◆ Task details
Go over the material below and report every line that contains the word "constexpr".

◆ Material for this task
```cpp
__global__ void __launch_bounds__(256)
crop_lines_kernel(const float* const* __restrict__ pages, const int32_t* __restrict__ page_hw,
                  const LineDesc* __restrict__ lines, const int32_t* __restrict__ poly, int out_h,
                  float* __restrict__ batch) {
    __shared__ int xs[2][MAX_LDS_EDGES];
    __shared__ int cnt[2];
    const LineDesc ln = lines[blockIdx.y];
    const int oy = blockIdx.x;
    const int out_w = ln.out_w;
    float* __restrict__ dst = batch + ln.out_off + (int64_t)oy * out_w;
    const float fill = -0.5f;
    if (ln.bh <= 0 || ln.bw <= 0) {
        for (int ox = threadIdx.x; ox < out_w; ox += blockDim.x) dst[ox] = fill;
        return;
    }
    const float* __restrict__ page = pages[ln.page];
    const int ph = page_hw[2 * ln.page], pw = page_hw[2 * ln.page + 1];
    int r0, r1;
    float wy;
    resize_axis(oy, ln.bh, out_h, r0, r1, wy);
    if (threadIdx.x < 2) cnt[threadIdx.x] = 0;
    __syncthreads();
    const int32_t* pv = poly + 2 * (int64_t)ln.poly_off;
    for (int i = threadIdx.x; i < 2 * ln.poly_n; i += blockDim.x) {
        const int which = i / ln.poly_n, e = i - which * ln.poly_n;
        const int y = ln.top + (which ? r1 : r0);
        int ya = pv[2 * e], xa = pv[2 * e + 1];
        const int e2 = e + 1 == ln.poly_n ? 0 : e + 1;
        int yb = pv[2 * e2], xb = pv[2 * e2 + 1];
        if (ya == yb) continue;
        if (ya > yb) { int t = ya; ya = yb; yb = t; t = xa; xa = xb; xb = t; }
        if (y < ya || y >= yb) continue;
        int slot = atomicAdd(&cnt[which], 1);
        if (slot < MAX_LDS_EDGES) xs[which][slot] = edge_x_at(xa, ya, xb, yb, y);
    }
    __syncthreads();
    const int m0 = cnt[0], m1 = cnt[1];
    auto crossings_direct = [&](int which, int x) {
        const int y = ln.top + (which ? r1 : r0);
        int c = 0;
        for (int e = 0; e < ln.poly_n; e++) {
            int ya = pv[2 * e], xa = pv[2 * e + 1];
            const int e2 = e + 1 == ln.poly_n ? 0 : e + 1;
            int yb = pv[2 * e2], xb = pv[2 * e2 + 1];
            if (ya == yb) continue;
            if (ya > yb) { int t = ya; ya = yb; yb = t; t = xa; xa = xb; xb = t; }
            if (y < ya || y >= yb) continue;
            c += edge_x_at(xa, ya, xb, yb, y) <= x ? 1 : 0;
        }
        return c;
    };
    for (int ox = threadIdx.x; ox < out_w; ox += blockDim.x) {
        float v = fill;
        if (ox < ln.resized_w) {
            int c0, c1;
            float wx;
            resize_axis(ox, ln.bw, ln.resized_w, c0, c1, wx);
            float tap[4];
#pragma unroll
            for (int q = 0; q < 4; q++) {
                const int which = q >> 1;
                const int r = which ? r1 : r0;
                const int c = (q & 1) ? c1 : c0;
                const int y = ln.top + r, x = ln.left + c;
                const int m = which ? m1 : m0;
                int crossings = 0;
                if (m <= MAX_LDS_EDGES)
                    for (int kk = 0; kk < m; kk++) crossings += xs[which][kk] <= x ? 1 : 0;
                else
                    crossings = crossings_direct(which, x);
                float t = fill;
                if ((crossings & 1) && y >= 0 && y <= ph - 1 && x >= 0 && x <= pw - 1 && r <= ph - 1 && c <= pw - 1)
                    t = page[(int64_t)y * pw + x];
                tap[q] = t;
            }
            float top = (1.0f - wx) * tap[0] + wx * tap[1];
            float bot = (1.0f - wx) * tap[2] + wx * tap[3];
            v = (1.0f - wy) * top + wy * bot;
        }
        dst[ox] = v;
    }
}

void crop_lines(const float* const* d_pages, const int32_t* d_page_hw, const LineDesc* d_lines, const int32_t* d_poly,
                int n_lines, int out_h, float* d_out, hipStream_t s) {
    if (n_lines <= 0) return;
    hipLaunchKernelGGL(crop_lines_kernel, dim3(out_h, n_lines), dim3(256), 0, s, d_pages, d_page_hw, d_lines, d_poly,
                       out_h, d_out);
}

}
}
```

ocrs_amd/csrc/kernels_nn.hip:

```cpp
#include "common.hpp"
#include "kernels.hpp"
#include "split_mfma.hpp"
#include "spec_math.hpp"

namespace ocrs {
namespace k {

typedef float f32x16 __attribute__((ext_vector_type(16)));

constexpr int GEMM_BK = 32;
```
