__global__ __launch_bounds__(256) void prop_index_kernel(const float *__restrict__ c1, const float *__restrict__ c2,
                                                         const int64_t *__restrict__ i1, const int64_t *__restrict__ i2, int gather_idx,
                                                         int B, int T, int G2, int Lp, int off, float eps,
                                                         int32_t *__restrict__ i1a, int32_t *__restrict__ i2a,
                                                         int32_t *__restrict__ idx8, float *__restrict__ w8) {
    const int lane = threadIdx.x & 63;
    const int wg = blockIdx.x * 4 + __builtin_amdgcn_readfirstlane(threadIdx.x >> 6);
    {
        const int n1 = B * G2 * kNb, n2 = B * G2;
        const int e = wg * 64 + lane;
        if (e < n1 + n2) {
            const bool first = e < n1;
            const long long v = first ? i1[e] : i2[e - n1];
            long long r;
            if (gather_idx) {
                const int bsmp = first ? e / (G2 * kNb) : (e - n1) / G2;
                r = (long long)bsmp * Lp + off + v;
            } else {
                const int G = Lp - off;
                r = (v / G) * Lp + off + v % G;
            }
            if (first) i1a[e] = (int32_t)r; else i2a[e - n1] = (int32_t)r;
        }
    }
    if (wg >= B * T) return;
    const int b = wg / T;
    const float *a = c1 + (size_t)wg * 3;
    const float ax = a[0], ay = a[1], az = a[2];
    const int j = min(lane, G2 - 1);
    const float *q = c2 + ((size_t)b * G2 + j) * 3;
    const float bx = q[0], by = q[1], bz = q[2];
    float d = -2.0f * __builtin_fmaf(az, bz, __builtin_fmaf(ay, by, ax * bx));
    d += (ax * ax + ay * ay) + az * az;
    d += (bx * bx + by * by) + bz * bz;
    const uint32_t bits = __float_as_uint(d);
    uint32_t img = lane < G2 ? ((bits & 0x80000000u) ? ~bits : (bits | 0x80000000u)) : 0xFFFFFFFFu;
    float dk[kNb];
    int jk[kNb];
#pragma unroll
    for (int k = 0; k < kNb; ++k) {
        const uint32_t m = wave_min_u32(img);
        const int win = __builtin_ctzll(__ballot(img == m));
        jk[k] = win;
        dk[k] = __uint_as_float((m & 0x80000000u) ? (m & 0x7FFFFFFFu) : ~m);
        if (lane == win) img = 0xFFFFFFFFu;
    }
    float rc[kNb], sum = 0.0f;
#pragma unroll
    for (int k = 0; k < kNb; ++k) { rc[k] = 1.0f / (dk[k] + eps); sum += rc[k]; }
    if (lane < kNb) {
        float wv = 0.0f; int jv = 0;
// ... 167 lines not shown
    if (lds > 64 * 1024) return UPP_E_RANGE;
    const size_t lds_perm = lds + (size_t)2 * n * sizeof(int32_t);
    if (lds_perm <= 150 * 1024) {
        static std::atomic<bool> raised{false};
        if (!raised) {
            hipError_t e = hipFuncSetAttribute(reinterpret_cast<const void *>(csr_build_kernel<true>),
                                               hipFuncAttributeMaxDynamicSharedMemorySize, 150 * 1024);
            if (e != hipSuccess) return (int)e;
            raised = true;
        }
        hipLaunchKernelGGL(csr_build_kernel<true>, dim3(1), dim3(kCsrThreads), lds_perm, (hipStream_t)stream, keys, n, seg_len, seg_rows, rows,
                           start, perm);
    } else {
        hipLaunchKernelGGL(csr_build_kernel<false>, dim3(1), dim3(kCsrThreads), lds, (hipStream_t)stream, keys, n, seg_len, seg_rows, rows,
                           start, perm);
    }
    return upp_launch_status();
}
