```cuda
static constexpr int IMPORT_MAX = 5;
struct ImportList {
    u32* dst[IMPORT_MAX];
    u32 cnt[IMPORT_MAX];
    int nseg;
// ... 443 lines not shown
        u32 w[16];
        aff_store_dev(w, o);
        store_words8(out + ((size_t)e * n + i) * 16, w);
        store_words8(out + ((size_t)e * n + i) * 16 + 8, w + 8);
    }
}
template <class C> __device__ __forceinline__ bool jac_equals_aff(const Jac& J, const Aff& A) {
    typedef typename C::Fq F;
    const bool ji = jac_is_inf(J), ai = aff_is_inf(A);
    if (ji || ai) return ji && ai;
    const Fe zz = fe_sqr<F>(J.Z);
    if (!fe_eq_mod<F>(fe_wred<F>(J.X), fe_mul<F>(A.x, zz))) return false;
    return fe_eq_mod<F>(fe_wred<F>(J.Y), fe_mul<F>(A.y, fe_mul<F>(zz, J.Z)));
}
template <class C> __global__ void __launch_bounds__(256)
k_ftab_check(const u32* __restrict__ gens, const u32* __restrict__ T, u32 n, u32 E, u32 nwin, unsigned long long* __restrict__ bad,
             u32 g_first = 0, u32 g_stride = 1 ) {
    const u32 i = blockIdx.x * blockDim.x + threadIdx.x;
    if (i >= n) return;
    u32 wrong = 0;
    Aff first = load_aff_dev(gens + ((size_t)g_first + (size_t)i * g_stride) * 16);
    Jac expect = jac_from_aff<C>(first);
#pragma unroll 1
    for (u32 j = 0; j < nwin; j++) {
        const u32* row = T + ((size_t)j * E) * n * 16;
        const Aff base = load_aff_dev(row + (size_t)i * 16);
        if (!jac_equals_aff<C>(expect, base)) wrong++;
        Aff prev = base;
#pragma unroll 1
        for (u32 e = 2; e <= E; e++) {
            const Aff cur = load_aff_dev(row + ((size_t)(e - 1) * n + i) * 16);
            if (!jac_equals_aff<C>(jac_madd<C>(jac_from_aff<C>(prev), base), cur)) wrong++;
            prev = cur;
        }
        expect = jac_dbl<C>(jac_from_aff<C>(prev));
    }
    if (wrong) atomicAdd(bad, (unsigned long long)wrong);
}
template <class C> __global__ void __launch_bounds__(256)
k_fb_rows_check(const u32* __restrict__ gens, const u32* __restrict__ T, u32 n, size_t row_points, u32 R, unsigned long long* __restrict__ bad) {
    const u32 i = blockIdx.x * blockDim.x + threadIdx.x;
    if (i >= n) return;
    u32 wrong = 0;
    Jac expect = jac_from_aff<C>(load_aff_dev(gens + (size_t)i * 16));
#pragma unroll 1
    for (u32 r = 0; r < R; r++) {
        const Aff cur = load_aff_dev(T + ((size_t)r * row_points + i) * 16);
        if (!jac_equals_aff<C>(expect, cur)) wrong++;
        expect = jac_dbl<C>(jac_dbl<C>(jac_dbl<C>(jac_dbl<C>(jac_from_aff<C>(cur)))));
    }
    if (wrong) atomicAdd(bad, (unsigned long long)wrong);
}

template <class C> __device__ __forceinline__ Jac ftab_step(Jac acc, const u32* __restrict__ T, u32 n_tab, u32 E, u32 gi, u32 j, u32 e1, u32 e2, bool neg1, bool neg2) {
    typedef typename C::Fq F;
#pragma unroll 1
    for (int h = 0; h < (C::HAS_GLV ? 2 : 1); h++) {
        const u32 e = h ? e2 : e1;
        if (!e) continue;
        const u32* src = T + (((size_t)j * E + (e - 1)) * n_tab + gi) * 16;
        const bool neg = h ? neg2 : neg1;
        Aff P = load_aff_dev(src);
        if constexpr (C::HAS_GLV) { if (h && !aff_is_inf(P)) P.x = fe_mul<F>(P.x, fe_const<F, C::BETA29>()); }
        bool rare;
        Jac nxt = jac_madd_fast<C>(acc, aff_cneg_lazy<C>(P, neg), rare);
        if (__builtin_expect(rare, 0)) {
            Aff Q = load_aff_dev(src);
            if constexpr (C::HAS_GLV) { if (h && !aff_is_inf(Q)) Q.x = fe_mul<F>(Q.x, fe_const<F, C::BETA29>()); }
            nxt = jac_madd<C>(acc, aff_cneg_lazy<C>(Q, neg));
        }
        acc = nxt;
    }
    return acc;
}
template <class C> __global__ void __launch_bounds__(256) __attribute__((amdgpu_waves_per_eu(3)))
k_ipa_fold_tab(const u32* __restrict__ TG, const u32* __restrict__ TH, u32 n_tab, u32 E, u32* __restrict__ G, u32* __restrict__ H, u32 n, FtabDigits dG,
               FtabDigits dH, int which, u32 g_first, u32 g_stride, u32* __restrict__ jac_ws,
               const u32* __restrict__ Gin ,
               const u32* __restrict__ Hin) {
    typedef typename C::Fq F;
    const u32 t = blockIdx.x * blockDim.x + threadIdx.x;
    if (t >= (which == 3 ? 2 * n : n)) return;
    const bool isH = which == 2 || (which == 3 && t >= n);
    const u32 i = (which == 3 && isH) ? t - n : t;
    u32* V = isH ? H : G;
    const u32* T = isH ? TH : TG;
    const u32 gi = g_first + i * g_stride;
    Jac acc = jac_inf<C>();
    const u32 nwin = isH ? dH.nwin : dG.nwin;
#pragma unroll 1
    for (u32 j = 0; j < nwin; j++) {
        const u32 e1 = isH ? dH.e1[j] : dG.e1[j], e2 = isH ? dH.e2[j] : dG.e2[j];
        acc = ftab_step<C>(acc, T, n_tab, E, gi, j, e1, e2, (((isH ? dH.neg1 : dG.neg1) >> j) & 1ull) != 0, (((isH ? dH.neg2 : dG.neg2) >> j) & 1ull) != 0);
    }
    const u32* Vin = isH ? (Hin ? Hin : H) : (Gin ? Gin : G);
    acc = jac_madd<C>(acc, load_aff_dev(Vin + (size_t)(n + i) * 16));
    fold_emit<C>(V, i, t, acc, jac_ws);
}

struct FtabDigits3 {
    FtabDigits d[3];
};
template <class C> __global__ void __launch_bounds__(256) __attribute__((amdgpu_waves_per_eu(3)))
k_ipa_fold_tab2(const u32* __restrict__ TG, const u32* __restrict__ TH, u32 n_tab, u32 E, u32* __restrict__ G, u32* __restrict__ H, u32 m, FtabDigits3 dG,
                FtabDigits3 dH, u32* __restrict__ jac_ws, const u32* __restrict__ Gin, const u32* __restrict__ Hin,
                u32 g_first , u32 g_stride) {
    typedef typename C::Fq F;
    const u32 t = blockIdx.x * blockDim.x + threadIdx.x;
    if (t >= 2 * m) return;
    const bool isH = t >= m;
    const u32 i = isH ? t - m : t;
    const u32 n = 2 * m;
    const u32* T = isH ? TH : TG;
    Jac acc = jac_inf<C>();
#pragma unroll 1
    for (u32 mu = 0; mu < 3; mu++) {
        const u32 gi = g_first + (mu == 0 ? m + i : mu == 1 ? n + i : i) * g_stride;
        const u32 nwin = isH ? dH.d[mu].nwin : dG.d[mu].nwin;
        const unsigned long long neg1 = isH ? dH.d[mu].neg1 : dG.d[mu].neg1, neg2 = isH ? dH.d[mu].neg2 : dG.d[mu].neg2;
#pragma unroll 1
        for (u32 j = 0; j < nwin; j++) {
            const u32 e1 = isH ? dH.d[mu].e1[j] : dG.d[mu].e1[j], e2 = isH ? dH.d[mu].e2[j] : dG.d[mu].e2[j];
            acc = ftab_step<C>(acc, T, n_tab, E, gi, j, e1, e2, ((neg1 >> j) & 1ull) != 0, ((neg2 >> j) & 1ull) != 0);
        }
    }
    acc = jac_madd<C>(acc, load_aff_dev((isH ? Hin : Gin) + (size_t)(n + m + i) * 16));
    fold_emit<C>(isH ? H : G, i, t, acc, jac_ws);
}

}
```

ark_bulletproofs_amd/csrc/msm.cuh:

```cuda
#pragma once
#include "ec.cuh"
#include "fe_io.cuh"
#include "ecq.cuh"
#include "glv.cuh"

namespace arkbp {

#ifndef ARKBP_MSM_CH
#define ARKBP_MSM_CH 16
#endif
static constexpr int MSM_CH = ARKBP_MSM_CH;
static constexpr int MSM_CHL = MSM_CH == 8 ? 3 : MSM_CH == 16 ? 4 : MSM_CH == 32 ? 5 : 6;
static_assert((1 << MSM_CHL) == MSM_CH, "ARKBP_MSM_CH must be 8, 16, 32 or 64");
static constexpr int MSM_CHL_BINNED = MSM_CHL;
static constexpr int MSM_MAXLVL = 8;
static constexpr int MSM_MAXSEG = 6;

struct BaseSegs {
    const u32* ptr[MSM_MAXSEG];
    u32 start[MSM_MAXSEG + 1];
    int nseg;
    u32 fixed_c4;
    u32 tbits;
    u64 row_words[MSM_MAXSEG];
// ... 452 lines not shown
    for (u32 j = 0; j < 8; j++) {
        const u32 b = base + j;
        if (b >= B) break;
        u32 v = cnt[j];
        for (int k = 0; k < nl; k++) { lvl_off[(size_t)k * (B + 1) + b] = excl[k]; excl[k] += v; v = msm_next_level(v, k, chl, b >= b_gen, spl); }
    }
}

__global__ void __launch_bounds__(256) k_msm_scatter(const u32* __restrict__ canon, u32* __restrict__ cursor, u32* __restrict__ entries, MsmPlan pl) {
    const u32 i = blockIdx.x * blockDim.x + threadIdx.x;
    const bool live = i < pl.n;
    u32 k[8];
#pragma unroll
    for (int j = 0; j < 8; j++) k[j] = 0;
    if (live) load_words8(k, canon + (size_t)i * 8);
    u32 carry = 0;
    for (int w = 0; w < pl.W; w++) {
        const int d = msm_digit(k, w, pl.c, carry);
        const bool valid = live && d != 0 && w >= pl.w_lo && w < pl.w_hi;
        const u32 pos = wave_count(cursor, (u32)w * pl.NB + (u32)(d < 0 ? -d : d) - 1, valid);
        if (valid) entries[pos] = (i << 1) | (d < 0 ? 1u : 0u);
    }
}

__device__ __forceinline__ u32 find_bucket(const u32* __restrict__ off, u32 B, u32 j) {
    u32 lo = 0, hi = B;
    while (hi - lo > 1) {
        u32 mid = (lo + hi) >> 1;
        if (off[mid] <= j) lo = mid; else hi = mid;
    }
    return lo;
}

template <class C> __global__ void __launch_bounds__(256)
k_msm_accum(BaseSegs segs, const u32* __restrict__ entries, const u32* __restrict__ off0, const u32* __restrict__ off1, u32* __restrict__ out,
            u32 B, u32 nchunks, int slotted, SlotPlan sp, u32 NB, const u32* __restrict__ boff, int chl) {
    const u32 j = blockIdx.x * blockDim.x + threadIdx.x;
    if (j >= nchunks) return;
    const u32 b = find_bucket(off1, B, j);
    u32 beg, end;
    const u32 r = j - off1[b], k = off1[b + 1] - off1[b];
    u32 s0, cnt;
    if (slotted == 2) {
        s0 = boff[b]; cnt = off0[b + 1] - off0[b];
    } else if (slotted) {
        const u32 w = b / NB, v = b - w * NB;
        s0 = sp.base[w] + v * sp.cap[w]; cnt = off0[b + 1] - off0[b];
    } else {
        s0 = off0[b]; cnt = off0[b + 1] - off0[b];
    }
    const u32 per = k > 1 ? (cnt + k - 1) / k : (1u << chl);
    beg = s0 + min(r * per, cnt);
    end = min(beg + per, s0 + cnt);
    Jac acc = jac_inf<C>();
    if (beg < end) {
        u32 ent = entries[beg];
        u32 ent_n = beg + 1 < end ? entries[beg + 1] : 0u;
        Raw16 raw = load_raw16(seg_base_ptr(segs, ent >> 1));
        for (u32 e = beg; e < end; e++) {
            Raw16 raw_n = raw;
            u32 ent_nn = 0;
            if (e + 1 < end) raw_n = load_raw16(seg_base_ptr(segs, ent_n >> 1));
            if (e + 2 < end) ent_nn = entries[e + 2];
            const Aff p = aff_from_raw(raw);
            if (e == beg) {
                acc = jac_from_aff<C>(aff_cneg_lazy<C>(p, ent & 1));
                acc.Y = fe_wred<typename C::Fq>(acc.Y);
            } else {
                bool rare;
                Jac nxt = jac_madd_fast<C>(acc, aff_cneg_lazy<C>(p, ent & 1), rare);
                if (__builtin_expect(rare, 0)) nxt = jac_madd<C>(acc, aff_cneg_lazy<C>(load_aff_dev(seg_base_ptr(segs, ent >> 1)), ent & 1));
                acc = nxt;
            }
            ent = ent_n; ent_n = ent_nn;
            raw = raw_n;
        }
    }
    store_jac_ws<C>(out + (size_t)j * 24, acc);
}

template <class C> __global__ void __launch_bounds__(256)
k_msm_accum_wave(BaseSegs segs, const u32* __restrict__ entries, const u32* __restrict__ off0, const u32* __restrict__ off_last, u32* __restrict__ out, u32 B,
                 int slotted, SlotPlan sp, u32 NB, const u32* __restrict__ boff) {
    __shared__ u32 sh[4][64 * 27];
    const u32 wv = threadIdx.x >> 6, lane = threadIdx.x & 63;
    const u32 b = blockIdx.x * 4 + wv;
    if (b >= B) return;
    const u32 cnt = off0[b + 1] - off0[b];
    if (!cnt) return;
    u32 beg;
    if (slotted == 2) beg = boff[b];
    else if (slotted) { const u32 w = b / NB, v = b - w * NB; beg = sp.base[w] + v * sp.cap[w]; }
    else beg = off0[b];
    Jac acc = jac_inf<C>();
    for (u32 e = lane; e < cnt; e += 64) {
        const u32 ent = entries[beg + e];
        acc = jac_madd<C>(acc, aff_cneg_lazy<C>(load_aff_dev(seg_base_ptr(segs, ent >> 1)), ent & 1));
    }
    u32* s = sh[wv];
    for (u32 stride = 32; stride >= 1; stride >>= 1) {
        if (lane >= stride && lane < 2 * stride) {
#pragma unroll
            for (int i = 0; i < 9; i++) { s[i * 64 + lane] = acc.X.l[i]; s[(9 + i) * 64 + lane] = acc.Y.l[i]; s[(18 + i) * 64 + lane] = acc.Z.l[i]; }
        }
        __builtin_amdgcn_wave_barrier();
        __threadfence_block();
        if (lane < stride) {
            Jac o;
#pragma unroll
            for (int i = 0; i < 9; i++) { o.X.l[i] = s[i * 64 + lane + stride]; o.Y.l[i] = s[(9 + i) * 64 + lane + stride]; o.Z.l[i] = s[(18 + i) * 64 + lane + stride]; }
            acc = jac_add<C>(acc, o);
        }
        __builtin_amdgcn_wave_barrier();
        __threadfence_block();
    }
    if (lane == 0) store_jac_ws<C>(out + (size_t)off_last[b] * 24, acc);
}
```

◆ Answer to this task
constexpr int GEMM_BK = 32;
static constexpr int IMPORT_MAX = 5;
        if constexpr (C::HAS_GLV) { if (h && !aff_is_inf(P)) P.x = fe_mul<F>(P.x, fe_const<F, C::BETA29>()); }
            if constexpr (C::HAS_GLV) { if (h && !aff_is_inf(Q)) Q.x = fe_mul<F>(Q.x, fe_const<F, C::BETA29>()); }
static constexpr int MSM_CH = ARKBP_MSM_CH;
static constexpr int MSM_CHL = MSM_CH == 8 ? 3 : MSM_CH == 16 ? 4 : MSM_CH == 32 ? 5 : 6;
static constexpr int MSM_CHL_BINNED = MSM_CHL;
static constexpr int MSM_MAXLVL = 8;
static constexpr int MSM_MAXSEG = 6;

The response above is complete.